Ich war jung und stand mitten im Leben: Guter Job in der Bank, viel Sport und viel Reisen. Doch dann — auf einem Surftrip in Brasilien — erkrankte ich an einer viralen Infektion, die einfach nicht verschwand. Das war der Anfang meiner 6-jährigen ME/CFS-Erkrankung.
Was folgte, war eine lange Odyssee: Schulmediziner, Alternativmediziner, alles dazwischen. Niemand konnte erklären, was mit mir nicht stimmte. Keine Ursache, keine Lösung. Die Ärzte waren ratlos — bis ich schliesslich die Ausschlussdiagnose ME/CFS erhielt.
Ich hatte keinen Job mehr, lebte bei meinen Eltern und fragte mich, ob ich je wieder arbeiten, Sport machen oder mein Leben so gestalten könnte wie früher. Und doch ergab mir das alles nie wirklich Sinn. Wie war es möglich, dass ich krank war — ohne dass jemand eine Ursache fand?
Also suchte ich weiter. Und irgendwann stiess ich auf einen Ansatz, der mir einleuchtete: Achtsamkeit. Ich besuchte einen Kurs — und stellte fest, dass es bei Achtsamkeit nicht um irgendwelche Atemübungen geht, sondern um das Beruhigen des Nervensystems. Möglich wird das einerseits durch gezielte Übungen, andererseits durch einen grundlegenden Perspektivenwechsel.
Ich entdeckte:
- Körper und Geist sind untrennbar miteinander verbunden.
- Unser Körper ist nicht unser Gegner — sondern unser Verbündeter.
- Symptome sind lediglich Signale des Körpers, der uns etwas mitteilen will.
- Heilung und Regeneration werden nicht durch Kampf, sondern erst durch Entspannung möglich.
- Der Schlüssel liegt nicht in der nächsten Behandlung, sondern in der Regulation des eigenen Nervensystems.

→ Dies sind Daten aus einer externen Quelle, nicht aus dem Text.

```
template <int KWT>
__device__ __forceinline__ void nq_wait() {
    static_assert(KWT >= 0 && KWT <= NQ_KW, "");
    if constexpr (KWT == 0) asm volatile("s_waitcnt vmcnt(0)" ::: "memory");
    else if constexpr (KWT == 1) asm volatile("s_waitcnt vmcnt(1)" ::: "memory");
    else if constexpr (KWT == 2) asm volatile("s_waitcnt vmcnt(2)" ::: "memory");
    else if constexpr (KWT == 3) asm volatile("s_waitcnt vmcnt(3)" ::: "memory");
    else if constexpr (KWT == 4) asm volatile("s_waitcnt vmcnt(4)" ::: "memory");
    else if constexpr (KWT == 5) asm volatile("s_waitcnt vmcnt(5)" ::: "memory");
    else if constexpr (KWT == 6) asm volatile("s_waitcnt vmcnt(6)" ::: "memory");
    else if constexpr (KWT == 7) asm volatile("s_waitcnt vmcnt(7)" ::: "memory");
    else asm volatile("s_waitcnt vmcnt(8)" ::: "memory");
}

template <int KW>
__global__ __launch_bounds__(256) void affine_nearest_wq_kernel(View s, View d, AffineParams P, int ntx, int nty, int fpb,
                                                                int nch, int rows) {
    constexpr int C = 3, SW = 32, BH = 16, BW = 4 * SW;
    extern __shared__ __attribute__((aligned(16))) u32 nq_lds[];
    int tyb, txb;
    if (!xcd_tile(blockIdx.x, ntx, nty, P.xcd_regions, 0, txb, tyb)) return;
    const int lane = threadIdx.x & 63, wave = __builtin_amdgcn_readfirstlane(threadIdx.x >> 6);
    const int f_begin = blockIdx.y * fpb, f_end = min(d.n, f_begin + fpb);
    const int sx0 = txb * BW + wave * SW, sy0 = tyb * BH;
    const int dpitch = nch * 16;
    const u32 box_bytes = (u32)(rows * dpitch + 16);
    const u32 nbuf = fpb > 1 ? 2u : 1u;
    char* const boxes = (char*)nq_lds + wave * (nbuf * box_bytes);
    u32* const slots = nq_lds + 4 * (nbuf * box_bytes) / 4;

    const int XT = P.fx[2] + P.fx[1] * sy0 + P.fx[0] * sx0;
    const int YT = P.fx[5] + P.fx[4] * sy0 + P.fx[3] * sx0;
    const int ax = (SW - 1) * P.fx[0], bx = (BH - 1) * P.fx[1], ay = (SW - 1) * P.fx[3], by = (BH - 1) * P.fx[4];
    const int sx_lo = max((XT + min(ax, 0) + min(bx, 0)) >> 16, 0), sx_hi = min((XT + max(ax, 0) + max(bx, 0)) >> 16, s.w - 1);
    const int sy_lo = max((YT + min(ay, 0) + min(by, 0)) >> 16, 0), sy_hi = min((YT + max(ay, 0) + max(by, 0)) >> 16, s.h - 1);
    const int bwc = sx_hi - sx_lo + 1, bhc = sy_hi - sy_lo + 1;
    const bool wave_in = sx0 < d.w && bwc > 0 && bhc > 0;
    const int a0 = (sx_lo * 3) & ~15;
    const int last_chunk = s.w * 3 - 16;

    const u32 fillw = (u32)P.fill[0] | ((u32)P.fill[1] << 8) | ((u32)P.fill[2] << 16);
    const int lx = (lane & 7) * 4;
    u32 bo[8];
    u32 inm = 0;
#pragma unroll
    for (int half = 0; half < 2; ++half) {
        const int ly = half * 8 + (lane >> 3);
        const int XL = XT + lx * P.fx[0] + ly * P.fx[1], YL = YT + lx * P.fx[3] + ly * P.fx[4];
#pragma unroll
        for (int j = 0; j < 4; ++j) {
            const int xi = ((XL + j * P.fx[0]) >> 16) - sx_lo, yi = ((YL + j * P.fx[3]) >> 16) - sy_lo;
            const bool in = wave_in && (u32)xi < (u32)bwc && (u32)yi < (u32)bhc;
            bo[half * 4 + j] = in ? (u32)(yi * dpitch + (xi + sx_lo) * 3 - a0) : 0u;
            inm |= in ? 1u << (half * 4 + j) : 0u;
        }
    }

    u32 dma_off[KW];
    bool dma_ok[KW];
#pragma unroll
    for (int i = 0; i < KW; ++i) {
        const int c = i * 64 + lane;
        const int row = c / nch, ch = c - row * nch;
        dma_ok[i] = wave_in && c < rows * nch;
        dma_off[i] = (u32)((int64_t)min(sy_lo + row, s.h - 1) * s.rs + min(a0 + ch * 16, last_chunk));
    }
    const u32 box_base = (u32)(uintptr_t)(__attribute__((address_space(3))) char*)boxes;
    auto dma_issue = [&](const u8* fb, int pbuf) {
#pragma unroll
        for (int i = 0; i < KW; ++i) {
            const u32 ldst = __builtin_amdgcn_readfirstlane(box_base + (u32)pbuf * box_bytes + (u32)(i * 1024));
            if (dma_ok[i]) glds16_hidden(fb, dma_off[i], ldst);
        }
    };
    auto gather_frame = [&](int pbuf, u32* slot) {
        const char* box = boxes + pbuf * box_bytes;
#pragma unroll
        for (int half = 0; half < 2; ++half) {
            u32 px[4];
#pragma unroll
            for (int j = 0; j < 4; ++j) {
                const int k = half * 4 + j;
                const u32* wp = (const u32*)(box + (bo[k] & ~3u));
                const u32 lo = wp[0], hi = wp[1];
                const u32 t = __builtin_amdgcn_alignbyte(hi, lo, bo[k] & 3u);
                px[j] = ((inm >> k) & 1u) ? (t & 0xffffffu) : fillw;
            }
            u32* ws = slot + (half * 8 + (lane >> 3)) * 96 + wave * 24 + (lane & 7) * 3;
            ws[0] = px[0] | (px[1] << 24);
            ws[1] = (px[1] >> 8) | (px[2] << 16);
            ws[2] = (px[2] >> 16) | (px[3] << 8);
        }
    };
    const WqFlush flush_slot(d, slots, lane, wave, txb, sy0);

    const u8* sdma = s.p + (int64_t)f_begin * s.fs;
    u8* dfl = d.p + (int64_t)f_begin * d.fs;
    dma_issue(sdma, 0); sdma += s.fs;
    if (f_begin + 1 < f_end) { dma_issue(sdma, 1); sdma += s.fs; }
#pragma unroll 1
    for (int f = f_begin; f < f_end; ++f) {
        const int it = f - f_begin;
        if (f + 1 >= f_end) nq_wait<0>(); else nq_wait<KW>();
        if (it) { flush_slot(dfl, (it - 1) & 1); dfl += d.fs; }
        gather_frame(it & 1, slots + (it & 1) * (16 * 96));
        asm volatile("s_waitcnt lgkmcnt(0)" ::: "memory");
        if (f + 2 < f_end) { dma_issue(sdma, it & 1); sdma += s.fs; }
        asm volatile("s_barrier" ::: "memory");
    }
    flush_slot(dfl, (f_end - 1 - f_begin) & 1);
}

}
```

Getragen von ersten Erfolgen merkte ich: Das ist der Weg. Er hat Hand und Fuss, denn die Rolle des Nervensystems ist wissenschaftlich gut erforscht. Ich wollte mehr — und liess mich zum Achtsamkeitslehrer (MBSR) ausbilden. Während dieser Ausbildung fiel es mir wie Schuppen von den Augen: Das Einzige, worauf ich mich wirklich fokussieren musste, war die Beruhigung des Nervensystems. Denn genau dort lag bei mir der entscheidende Hebel. Am Ende der Ausbildung war ich wieder vollkommen gesund.
Nicht durch Zufall — sondern weil ich verstanden habe, wie entscheidend das Nervensystem ist. Wenn es überlastet ist, entstehen genau diese Symptome. Wenn wir es beruhigen, wird Heilung möglich.
Heute habe ich Klarheit darüber, was mich damals in diese Erkrankung geführt hat, und ich weiss genau, welche Hebel uns helfen, wieder herauszukommen. Und ich weiss noch etwas: Diese sechs Jahre wären nicht nötig gewesen. Hätte mir damals, in den ersten Monaten, jemand erklärt, was in meinem Körper wirklich passiert, wäre mir die jahrelange Odyssee erspart geblieben. Genau deshalb mache ich heute das, was ich mache - damit du die Abkürzung bekommst, die ich nie hatte.